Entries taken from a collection
=== Section Start ===
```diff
@@ -110,12 +116,17 @@
   fa.sg = kSplitSg; fa.lag1 = lag1; fa.lag2 = lag2; fa.lag3 = lag3; fa.f16 = h->f16 ? 1 : 0;
   static const int ff_cus = prego_tune_env("PREGO_SPLIT_FF_CUS") ? atoi(prego_tune_env("PREGO_SPLIT_FF_CUS")) : 0;
   fa.max_wg = ff_cus;
+  fa.row_wgs = split_row_wgs(R);
+  if (ff_cus > 0) {
+    if (ff_cus < 2 || ff_cus > 32) return prego_fail_(PREGO_EINVAL, "split pass: PREGO_SPLIT_FF_CUS %d (2 .. 32: a row and a tile worker)", ff_cus);
+    fa.row_wgs = std::min(fa.row_wgs, ff_cus - 1);
+  }
   fa.stats = want_stats ? h->stamps : nullptr;
 #ifdef PREGO_DEBUG_ABI
   static const int dbg = prego_tune_env("PREGO_SPLIT_DBG") ? atoi(prego_tune_env("PREGO_SPLIT_DBG")) : 0;
   fa.dbg = dbg;
 #endif
-  fa.tick = tick; fa.pack_done = pack_done; fa.l1_cnt = l1_cnt; fa.ln_done = ln_done; fa.wih_cnt = wih_cnt; fa.gi_cnt = gi_cnt;
+  fa.tick = tick; fa.tick_tile = tick_tile; fa.pack_done = pack_done; fa.l1_cnt = l1_cnt; fa.ln_done = ln_done; fa.wih_cnt = wih_cnt; fa.gi_cnt = gi_cnt;
   fa.rec_cnt = rec_cnt; fa.abort_word = h->abort_word; fa.hs = hs;
   const int ring_sr = kSplitRingPerXcd / kSplitSg;
   if (lag1 < 1 || lag2 <= lag1 || lag3 <= lag2 || lag1 >= ring_sr || lag2 - ring_sr >= lag1 || lag3 - ring_sr >= lag2)
```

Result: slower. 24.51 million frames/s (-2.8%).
=== Section End ===
Print the records above once again, exactly as written.

```diff
@@ -110,12 +116,17 @@
   fa.sg = kSplitSg; fa.lag1 = lag1; fa.lag2 = lag2; fa.lag3 = lag3; fa.f16 = h->f16 ? 1 : 0;
   static const int ff_cus = prego_tune_env("PREGO_SPLIT_FF_CUS") ? atoi(prego_tune_env("PREGO_SPLIT_FF_CUS")) : 0;
   fa.max_wg = ff_cus;
+  fa.row_wgs = split_row_wgs(R);
+  if (ff_cus > 0) {
+    if (ff_cus < 2 || ff_cus > 32) return prego_fail_(PREGO_EINVAL, "split pass: PREGO_SPLIT_FF_CUS %d (2 .. 32: a row and a tile worker)", ff_cus);
+    fa.row_wgs = std::min(fa.row_wgs, ff_cus - 1);
+  }
   fa.stats = want_stats ? h->stamps : nullptr;
 #ifdef PREGO_DEBUG_ABI
   static const int dbg = prego_tune_env("PREGO_SPLIT_DBG") ? atoi(prego_tune_env("PREGO_SPLIT_DBG")) : 0;
   fa.dbg = dbg;
 #endif
-  fa.tick = tick; fa.pack_done = pack_done; fa.l1_cnt = l1_cnt; fa.ln_done = ln_done; fa.wih_cnt = wih_cnt; fa.gi_cnt = gi_cnt;
+  fa.tick = tick; fa.tick_tile = tick_tile; fa.pack_done = pack_done; fa.l1_cnt = l1_cnt; fa.ln_done = ln_done; fa.wih_cnt = wih_cnt; fa.gi_cnt = gi_cnt;
   fa.rec_cnt = rec_cnt; fa.abort_word = h->abort_word; fa.hs = hs;
   const int ring_sr = kSplitRingPerXcd / kSplitSg;
   if (lag1 < 1 || lag2 <= lag1 || lag3 <= lag2 || lag1 >= ring_sr || lag2 - ring_sr >= lag1 || lag3 - ring_sr >= lag2)
```

Result: slower. 24.51 million frames/s (-2.8%).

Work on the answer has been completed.